No caso da Oncoclínicas, foi assim: com o caixa turbinado pelo IPO e, posteriormente, por emissão de dívida, a companhia deu fôlego à uma intensa agenda de aquisições. A empresa, que inicialmente era especializada em atendimentos outpatient (ambulatoriais), ampliou seu escopo de atuação e passou a investir em hospitais gerais.

Em 2023, a empresa anunciou o objetivo de ter 10 unidades de seu Cancer Center até 2026. Na época, eram seis projetos em cidades como Rio de Janeiro, Salvador e Belo Horizonte. O modelo, em parceria com o instituto Dana-Farber, soava inovador, mas demandava mais contato com as operadoras de planos de saúde. Uma de suas principais parceiras para o negócio era a Unimed, que colapsou em 2024.

Bruno Ferrari, CEO da Oncoclínicas (Foto: Divulgação)
Bruno Ferrari, CEO da Oncoclínicas (Foto: Divulgação)

Outra distração citada recorrentemente por quem acompanha a rede oncológica é o investimento em uma operação premium em Riad, na Arábia Saudita.
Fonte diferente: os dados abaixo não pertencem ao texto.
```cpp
template <int CIN, int H, int W, int TH, int NB, bool WRES, int BM, bool PM>
__global__ __launch_bounds__(512, 1) void s2conv_kernel(SParams p) {
    using G = SCfg<CIN, H, W, TH, NB, WRES, BM, PM>;
    extern __shared__ __attribute__((aligned(1024))) uint8_t lds[];
    const int tid = threadIdx.x, lane = tid & 63, h = lane >> 5, r32 = lane & 31;
    const int wave = __builtin_amdgcn_readfirstlane(tid >> 6);
    const int mg = wave % G::MG, pg = wave / G::MG;
    if ((int)blockIdx.x >= p.n_tiles) return;
    constexpr int tiles_h = G::HO / TH;

    auto wsrc_off = [&](int ws) {
        const int tq = ws / BM, co = ws - (ws / BM) * BM;
        const int cs = (co & ~31) | row_cout(co & 31);
        return (cs * 9 + (tq >> 1)) * CIN + (tq & 1) * 8;
    };

    constexpr bool SPLIT = !WRES;
    constexpr int NVW = SPLIT ? 2 : 1;
    const bool dma_wave = !SPLIT || wave < 4;
    auto vwave = [&](int v) { return SPLIT ? (wave & 3) + 4 * v : wave; };
    int pk[NVW][G::PPW], po[NVW][G::PPW];
#pragma unroll
    for (int v = 0; v < NVW; v++)
#pragma unroll
    for (int j = 0; j < G::PPW; j++) {
        const int s = (j * G::NW + vwave(v)) * 64 + lane;
        int kind = 0, off = 0, nb = 0, hy = 0;
        if (s < G::HT) {
            const int qh = PM ? s & 1 : s / G::HS, hs = PM ? s >> 1 : s - (s / G::HS) * G::HS;
            nb = hs / (4 * G::PH);
            const int rem = hs - nb * (4 * G::PH);
            const int ph = rem / G::PH, rr = rem - (rem / G::PH) * G::PH;
            const int a = rr / G::RS, b = rr - (rr / G::RS) * G::RS;
            hy = 2 * a + (ph >> 1);
            const int col = 2 * b + (ph & 1) - 1;
            if (col >= 0 && col < W) {
                kind = 1;
                off = ((nb * H + hy - 1) * W + col) * CIN + qh * 8;
            }
        } else if (!WRES && s < G::HT + G::WT) {
            kind = 2;
            off = p.img ? (s - G::HT) * 8 : wsrc_off(s - G::HT);
        }
        pk[v][j] = (kind << 28) | (nb << 8) | hy;
        po[v][j] = off;
    }
    const uint16_t* zl = p.zero + ((wave * 64 + lane) & (kZeroSlots - 1)) * 8;

    auto tile_of = [&](int tile, int& n0, int& ho0, int& cb) {
        cb = tile % p.ncb;
        const int sp = tile / p.ncb;
        n0 = (sp / tiles_h) * NB;
        ho0 = (sp - (sp / tiles_h) * tiles_h) * TH;
    };
    auto issue = [&](int item, int buf) {
        const int tile = blockIdx.x + (item / G::NCH) * gridDim.x, slice = item % G::NCH;
        int n0, ho0, cb;
        tile_of(tile, n0, ho0, cb);
        const uint16_t* xb = p.x + ((long)(n0 * H + 2 * ho0) * W) * CIN + slice * 16;
        const uint16_t* wb =
            p.img ? p.w + (long)(cb * G::NCH + slice) * G::WT * 8 : p.w + (long)cb * BM * 9 * CIN + slice * 16;
        uint8_t* dst = lds + buf * G::BUF;
        if (!dma_wave) return;
#pragma unroll
        for (int v = 0; v < NVW; v++)
#pragma unroll
        for (int j = 0; j < G::PPW; j++) {
            const int vw = vwave(v);
            const int g = pk[v][j], kind = g >> 28, nb = (g >> 8) & 255, hy = g & 255;
            const bool in = kind == 1 && (unsigned)(2 * ho0 + hy - 1) < (unsigned)H && n0 + nb < p.N;
            const uint16_t* src = (!WRES && kind == 2) ? wb + po[v][j] : in ? xb + po[v][j] : zl;
            if (j < G::PPW - 1 || (j * G::NW + vw) * 64 < G::ITEM_SLOTS)
                glds16(src, dst + (j * G::NW + vw) * 1024);
        }
    };

    int bv[G::NT], eoff[G::NT], enb[G::NT];
#pragma unroll
    for (int t = 0; t < G::NT; t++) {
        const int pp = frag_pixel<G::WO, TH, NB>(pg * G::NT + t, r32);
        const int nb = pp / (TH * G::WO), rem = pp - nb * (TH * G::WO);
        const int ty = rem / G::WO, x = rem - (rem / G::WO) * G::WO;
        bv[t] = (h * G::QS + (nb * 4 * G::PH + ty * G::RS + x) * G::PS) * 16;
        eoff[t] = (nb * G::HO + ty) * G::WO + x;
        enb[t] = nb;
    }
    const int av = WRES ? G::WOFF + (h * BM + mg * 32 + r32) * 16 : (G::HT + h * BM + mg * 32 + r32) * 16;

    const int n_items = ((p.n_tiles - 1 - (int)blockIdx.x) / (int)gridDim.x + 1) * G::NCH;
    if (WRES) {
#pragma unroll
        for (int j = 0; j < G::WPPW; j++) {
            const int s = (j * G::NW + wave) * 64 + lane;
            const int slice = s / G::WT;
            const uint16_t* src = s < G::NCH * G::WT ? p.w + slice * 16 + wsrc_off(s - slice * G::WT) : zl;
            glds16(src, lds + G::WOFF + (j * G::NW + wave) * 1024);
        }
    }
    issue(0, 0);
    f32x16 acc[G::NT];
    for (int k = 0; k < n_items; k++) {
        const int buf = k & 1, slice = k % G::NCH;
        const bool first = slice == 0, last = slice == G::NCH - 1;
        if (k == 0 || !first)
            asm volatile("s_waitcnt vmcnt(0)" ::: "memory");
        else
            asm volatile("s_waitcnt vmcnt(%0)" ::"n"(G::STORES) : "memory");
        asm volatile("" ::: "memory");
        __builtin_amdgcn_s_barrier();
        asm volatile("" ::: "memory");
        const int tile = blockIdx.x + (k / G::NCH) * gridDim.x;
        int n0, ho0, cb;
        tile_of(tile, n0, ho0, cb);
        const int cob = cb * BM + mg * 32 + 16 * h;
        if (first) {
            f32x16 b;
#pragma unroll
            for (int j = 0; j < 4; j++) {
                const float4 b4 = *reinterpret_cast<const float4*>(p.bias + cob + 4 * j);
                b[4 * j] = b4.x;
                b[4 * j + 1] = b4.y;
                b[4 * j + 2] = b4.z;
                b[4 * j + 3] = b4.w;
            }
#pragma unroll
            for (int t = 0; t < G::NT; t++) acc[t] = b;
        }
        const bool more = k + 1 < n_items;
        if (more) issue(k + 1, buf ^ 1);
        asm volatile("" ::: "memory");

        const int boff = buf * G::BUF;
        int bva[G::NT];
#pragma unroll
        for (int t = 0; t < G::NT; t++) bva[t] = bv[t] + boff;
        const int ava = WRES ? av + slice * G::WT * 16 : av + boff;
        bf16x8 fa[2], fb[2][G::NT];
        auto load = [&](int tap, bf16x8& a, bf16x8 (&b)[G::NT]) {
            const int dy = tap / 3, dx = tap % 3;
            const int toff = ((dy & 1) * 2 + (dx & 1)) * G::PH + (dy >> 1) * G::RS + (dx >> 1);
            a = *reinterpret_cast<const bf16x8*>(lds + ava + tap * 2 * BM * 16);
#pragma unroll
            for (int t = 0; t < G::NT; t++) b[t] = *reinterpret_cast<const bf16x8*>(lds + bva[t] + toff * G::PS * 16);
        };
        load(0, fa[0], fb[0]);
#pragma unroll
        for (int tap = 0; tap < 9; tap++) {
            const int cur = tap & 1;
            if (tap + 1 < 9) load(tap + 1, fa[cur ^ 1], fb[cur ^ 1]);
            __builtin_amdgcn_sched_barrier(0);
#pragma unroll
            for (int t = 0; t < G::NT; t++)
                acc[t] = __builtin_amdgcn_mfma_f32_32x32x16_bf16(fa[cur], fb[cur][t], acc[t], 0, 0, 0);
            __builtin_amdgcn_sched_barrier(0);
        }

        if (last) {
            const long pix0 = (long)(n0 * G::HO + ho0) * G::WO;
            uint16_t* yb = p.y;
            int cs = p.Cout, cl = cob, rl = p.relu;
            bool cok = true;
            if (cob >= p.Cout) {
                const bool s1 = cob < p.Cout + p.c1;
                yb = s1 ? p.y1 : p.y2;
                cs = s1 ? p.c1 : p.c2;
                cl = s1 ? cob - p.Cout : cob - p.Cout - p.c1;
                rl = s1 ? p.relu1 : p.relu2;
                cok = cob < p.Cout + p.c1 + p.c2;
            }
#pragma unroll
            for (int t = 0; t < G::NT; t++) {
                const bool ok = n0 + enb[t] < p.N && cok;
                uint16_t* yrow = ok ? yb + (pix0 + eoff[t]) * cs + cl : p.sink + lane * 16;
                uint32_t o[8];
#pragma unroll
                for (int e = 0; e < 8; e++) {
                    float v0 = acc[t][2 * e], v1 = acc[t][2 * e + 1];
                    if (rl) {
                        v0 = relu1(v0);
                        v1 = relu1(v1);
                    }
                    o[e] = pack_bf16x2(v0, v1);
                }
                *reinterpret_cast<uint4*>(yrow) = uint4{o[0], o[1], o[2], o[3]};
                *reinterpret_cast<uint4*>(yrow + 8) = uint4{o[4], o[5], o[6], o[7]};
            }
        }
    }
    asm volatile("s_waitcnt vmcnt(0)" ::: "memory");
}

uint16_t* g_s_sink = nullptr;

template <int CIN, int H, int W, int TH, int NB, bool WRES, int BM, bool PM>
void launch_sp_pm(SParams p, hipStream_t s) {
    using G = SCfg<CIN, H, W, TH, NB, WRES, BM, PM>;
    auto kern = s2conv_kernel<CIN, H, W, TH, NB, WRES, BM, PM>;
    static bool attr = false;
    if (!attr) {
        MVP_HIP(hipFuncSetAttribute((const void*)kern, hipFuncAttributeMaxDynamicSharedMemorySize, G::LDS));
        attr = true;
    }
    const int grid = std::min(p.n_tiles, cu_count());
    hipLaunchKernelGGL(kern, dim3(grid), dim3(G::NT_THREADS), G::LDS, s, p);
}

template <int CIN, int H, int W, int TH, int NB, bool WRES, int BM>
void launch_sp(SParams p, hipStream_t s) {
    launch_sp_pm<CIN, H, W, TH, NB, WRES, BM, true>(p, s);
}

template <int CIN, int H, int W, int TH, int NB, bool WRES, int BM>
void launch_s(const ConvLaunch& c, hipStream_t s) {
    using G = SCfg<CIN, H, W, TH, NB, WRES, BM>;
    if (!g_s_sink) MVP_HIP(hipMalloc(&g_s_sink, 64 * 32));
    MVP_REQUIRE(!WRES || c.Cout == BM, "s2conv: resident weights need Cout == BM");
    MVP_REQUIRE(c.Cout % BM == 0, "s2conv: Cout %d not a multiple of %d", c.Cout, BM);
    MVP_REQUIRE(c.Cin == CIN && c.H == H && c.W == W, "s2conv: plane mismatch");
    const long tiles = (long)((c.N + NB - 1) / NB) * (G::HO / TH) * (c.Cout / BM);
    MVP_REQUIRE(tiles < (1L << 30), "s2conv: too many tiles");
    const bool img = !WRES && BM == 128 && c.w_img != nullptr;
    SParams p{c.x, img ? c.w_img : c.w, c.bias, c.y, conv_zero_region(), g_s_sink, c.N, c.Cout, (int)tiles,
              c.Cout / BM, c.relu, nullptr, nullptr, 0, 0, 0, 0, img ? 1 : 0};
    launch_sp<CIN, H, W, TH, NB, WRES, BM>(p, s);
}

void init_s() {
    if (!g_s_sink) MVP_HIP(hipMalloc(&g_s_sink, 64 * 32));
}

}

bool s2conv_multi_supported(int H, int W, int Cin, int total_cout) {
    return H == 64 && W == 48 && Cin == 32 && total_cout <= 128;
}

void launch_s2conv_multi(const S2Multi& m, hipStream_t s) {
    MVP_REQUIRE(m.n_out >= 1 && m.n_out <= 3, "s2conv_multi: %d outputs", m.n_out);
    int tot = 0;
    for (int i = 0; i < m.n_out; i++) {
        MVP_REQUIRE(m.cout[i] % 32 == 0 && m.cout[i] > 0, "s2conv_multi: cout %d", m.cout[i]);
        tot += m.cout[i];
    }
    MVP_REQUIRE(s2conv_multi_supported(m.H, m.W, m.Cin, tot), "s2conv_multi: unsupported plane");
    init_s();
    using G = SCfg<32, 64, 48, 8, 1, true, 128>;
    const long tiles = (long)m.N * (G::HO / 8);
    SParams p{m.x, m.w, m.bias, m.y[0], conv_zero_region(), g_s_sink, m.N, m.cout[0], (int)tiles, 1, m.relu[0],
              m.n_out > 1 ? m.y[1] : nullptr, m.n_out > 2 ? m.y[2] : nullptr, m.n_out > 1 ? m.cout[1] : 0,
              m.n_out > 2 ? m.cout[2] : 0, m.n_out > 1 ? m.relu[1] : 0, m.n_out > 2 ? m.relu[2] : 0, 0};
    if (tiles == 0) return;
    launch_sp<32, 64, 48, 8, 1, true, 128>(p, s);
    MVP_HIP(hipGetLastError());
}

void launch_s2conv(const ConvLaunch& c, hipStream_t s) {
    MVP_REQUIRE(c.ks == 3 && c.stride == 2 && !c.out_f32_nchw && !c.res && !c.x2, "s2conv: not a plain 3x3/s2 conv");
    const int ci = c.Cin, co = c.Cout, h = c.H, w = c.W;
    const bool p24 = h == 32 && w == 24 && co == 128;
    const bool p12 = h == 16 && w == 12 && co % 128 == 0;
    if (h == 64 && w == 48 && co == 64 && ci == 32)
        launch_s<32, 64, 48, 16, 1, true, 64>(c, s);
    else if (p24 && ci == 32)
        launch_s<32, 32, 24, 16, 1, true, 128>(c, s);
    else if (p24 && ci == 64)
        launch_s<64, 32, 24, 16, 1, false, 128>(c, s);
    else if (p12 && ci == 32)
        launch_s<32, 16, 12, 8, 4, false, 128>(c, s);
    else if (p12 && ci == 64)
        launch_s<64, 16, 12, 8, 4, false, 128>(c, s);
    else if (p12 && ci == 128)
        launch_s<128, 16, 12, 8, 4, false, 128>(c, s);
    else
        fail(MVP_ERR_ARG, "s2conv: unsupported plane %d -> %d @ %dx%d", ci, co, h, w);
    MVP_HIP(hipGetLastError());
}

}
```

Measured before the change: 12920 frames/s.

## Triple-buffer halo loads and stage bias in LDS for stride-2 conv

Splits the per-item DMA into separate halo and weight transfers, so the halo input can use a three-deep LDS ring when it fits while weights stay double-buffered. The waits allow a prefetch that is further ahead to stay in flight. Bias is also copied into LDS once per block and read with ds_read instead of global loads at each tile start. This costs more LDS and tighter Cout limits (at most 2 channel blocks), and the finer vmcnt accounting risks ordering errors.

```diff
diff --git a/multi-camera_3d_pose_estimation_amd/csrc/mfma_tile.h b/multi-camera_3d_pose_estimation_amd/csrc/mfma_tile.h
--- a/multi-camera_3d_pose_estimation_amd/csrc/mfma_tile.h
+++ b/multi-camera_3d_pose_estimation_amd/csrc/mfma_tile.h
@@ -14,6 +14,25 @@
 
 __device__ __forceinline__ void glds16(const void* src, void* lds_base) {
     __builtin_amdgcn_global_load_lds((gbl_void*)src, (lds_void*)lds_base, 16, 0, 0);
+}
+template <int N>
+__device__ __forceinline__ void wait_vm() {
+    static_assert(N >= 0 && N < 64, "vmcnt is 6 bits");
+    asm volatile("s_waitcnt vmcnt(%0)" ::"n"(N) : "memory");
+}
+typedef float f32x4 __attribute__((ext_vector_type(4)));
+__device__ __forceinline__ f32x16 lds_read16_unseen(const void* p) {
+    f32x4 b[4];
+    asm volatile(
+        "ds_read_b128 %0, %4\n\tds_read_b128 %1, %4 offset:16\n\t"
+        "ds_read_b128 %2, %4 offset:32\n\tds_read_b128 %3, %4 offset:48\n\ts_waitcnt lgkmcnt(0)"
+        : "=&v"(b[0]), "=&v"(b[1]), "=&v"(b[2]), "=&v"(b[3])
+        : "v"((uint32_t)(size_t)(lds_void*)p)
+        : "memory");
+    f32x16 r;
+#pragma unroll
+    for (int e = 0; e < 16; e++) r[e] = b[e >> 2][e & 3];
+    return r;
 }
 __device__ __forceinline__ float relu1_asm(float v) {
     float r;
diff --git a/multi-camera_3d_pose_estimation_amd/csrc/s2conv.hip b/multi-camera_3d_pose_estimation_amd/csrc/s2conv.hip
--- a/multi-camera_3d_pose_estimation_amd/csrc/s2conv.hip
+++ b/multi-camera_3d_pose_estimation_amd/csrc/s2conv.hip
@@ -27,19 +27,26 @@
     static constexpr bool PM = PM_;
     static constexpr int QS = PM ? 1 : HS, PS = PM ? 2 : 1;
     static constexpr int WT = 9 * 2 * BM;
-    static constexpr int ITEM_SLOTS = HT + (WRES ? 0 : WT);
-    static constexpr int PPW = (ITEM_SLOTS + 64 * NW - 1) / (64 * NW);
-    static constexpr int BUF = PPW * NW * 1024;
+    static constexpr int NDW = WRES ? NW : 4;
+    static constexpr int HP = (HT + 63) / 64, WP = WRES ? 0 : WT / 64;
+    static constexpr int HPW = (HP + NDW - 1) / NDW, HPW_MIN = HP / NDW, WPW = WP / NDW;
+    static constexpr int HBUF = HP * 1024, WBUF = WP * 1024;
     static constexpr int WPPW = WRES ? (NCH * WT + 64 * NW - 1) / (64 * NW) : 0;
-    static constexpr int WOFF = 2 * BUF;
-    static constexpr int LDS = 2 * BUF + WPPW * NW * 1024;
+    static constexpr int WBYTES = WRES ? WPPW * NW * 1024 : 2 * WBUF;
+    static constexpr int NCB = WRES ? 1 : 2;
+    static constexpr int BIAS_BYTES = NCB * BM * 4;
+    static constexpr int DEPTH = 3 * HBUF + WBYTES + BIAS_BYTES <= 160 * 1024 ? 3 : 2;
+    static constexpr int WOFF = DEPTH * HBUF, BIAS_OFF = WOFF + WBYTES;
+    static constexpr int LDS = BIAS_OFF + BIAS_BYTES;
+    static constexpr int AHEAD = DEPTH == 3 ? HPW_MIN : 0;
     static constexpr int STORES = 2 * NT;
     static_assert(P == PG * NT * 32, "tile = pixel groups x 3 fragments x 32 pixels");
     static_assert(H % 2 == 0 && W % 2 == 0 && HO % TH == 0 && CIN % 16 == 0, "tiling");
     static_assert(LDS <= 160 * 1024, "LDS budget");
     static_assert((QS + (3 * PH + RS + 1) * PS) * 16 < 65536 && (16 * BM + 2 * BM) * 16 < 65536,
                   "ds_read offset range");
-    static_assert(STORES < 64 && 2 * PPW < 64, "vmcnt range");
+    static_assert(WRES || WT % (64 * NDW) == 0, "weight slices are whole pieces, the same number on every DMA wave");
+    static_assert(AHEAD + STORES < 64, "vmcnt range");
     static_assert(2 * TH + 1 < 256, "row index packing");
 };
 
@@ -73,16 +80,17 @@
         return (cs * 9 + (tq >> 1)) * CIN + (tq & 1) * 8;
     };
 
-    constexpr bool SPLIT = !WRES;
-    constexpr int NVW = SPLIT ? 2 : 1;
-    const bool dma_wave = !SPLIT || wave < 4;
-    auto vwave = [&](int v) { return SPLIT ? (wave & 3) + 4 * v : wave; };
-    int pk[NVW][G::PPW], po[NVW][G::PPW];
-#pragma unroll
-    for (int v = 0; v < NVW; v++)
-#pragma unroll
-    for (int j = 0; j < G::PPW; j++) {
-        const int s = (j * G::NW + vwave(v)) * 64 + lane;
+    const bool dma_wave = wave < G::NDW;
+    const int dw = wave & (G::NDW - 1);
+    int pk[G::HPW], po[G::HPW], pw[G::WPW > 0 ? G::WPW : 1];
+#pragma unroll
+    for (int j = 0; j < G::WPW; j++) {
+        const int ws = (j * G::NDW + dw) * 64 + lane;
+        pw[j] = p.img ? ws * 8 : wsrc_off(ws);
+    }
+#pragma unroll
+    for (int j = 0; j < G::HPW; j++) {
+        const int s = (j * G::NDW + dw) * 64 + lane;
         int kind = 0, off = 0, nb = 0, hy = 0;
         if (s < G::HT) {
             const int qh = PM ? s & 1 : s / G::HS, hs = PM ? s >> 1 : s - (s / G::HS) * G::HS;
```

A empreitada é fruto de uma joint venture com o grupo Al Faisaliah. O investimento previsto para essa unidade, pela Oncoclínicas, é de entre US$ 10 a 20 milhões para os próximos 3 anos, considerando a construção e a maturação da operação.

“A Oncoclínicas, para ter cada vez mais fluxo e pacientes e médicos na mão, investiu também na alta complexidade e criou Cancer Center em todas as praças. Mas, para viabilizar isso, você precisa entrar mais na parceria com as operadoras. A empresa foi com tudo e se alavancou demais. Poderia ter ficado no negócio de outpatient, que funciona bem, e deixado as cirurgias de alta complexidade com outros players”, analisa Daniel Utsch, gestor da Nero Capital.

Outro ponto negativo para a empresa nos últimos anos foi o aumento da concorrência por parte de grandes grupos, como Fleury e Rede D’Or, que também começaram a investir de forma mais direta no segmento oncológico. E também o problema da inadimplência por parte das operadoras de saúde, um golpe forte na companhia.

Depois da forte expansão, a companhia está retrocedendo. Segundo fontes, a ideia é deixar de concorrer mais “um mar aberto”, com hospitais como Rede D’Or, Mater Dei e voltar às origens: se dedicar exclusivamente à oncologia. O desafio, portanto, é encarar ajustes profundos para não se tornar mais um caso de promessa do mercado que não resistiu ao peso da execução.

Procurada, a Oncoclínicas não atendeu ao pedido de entrevista.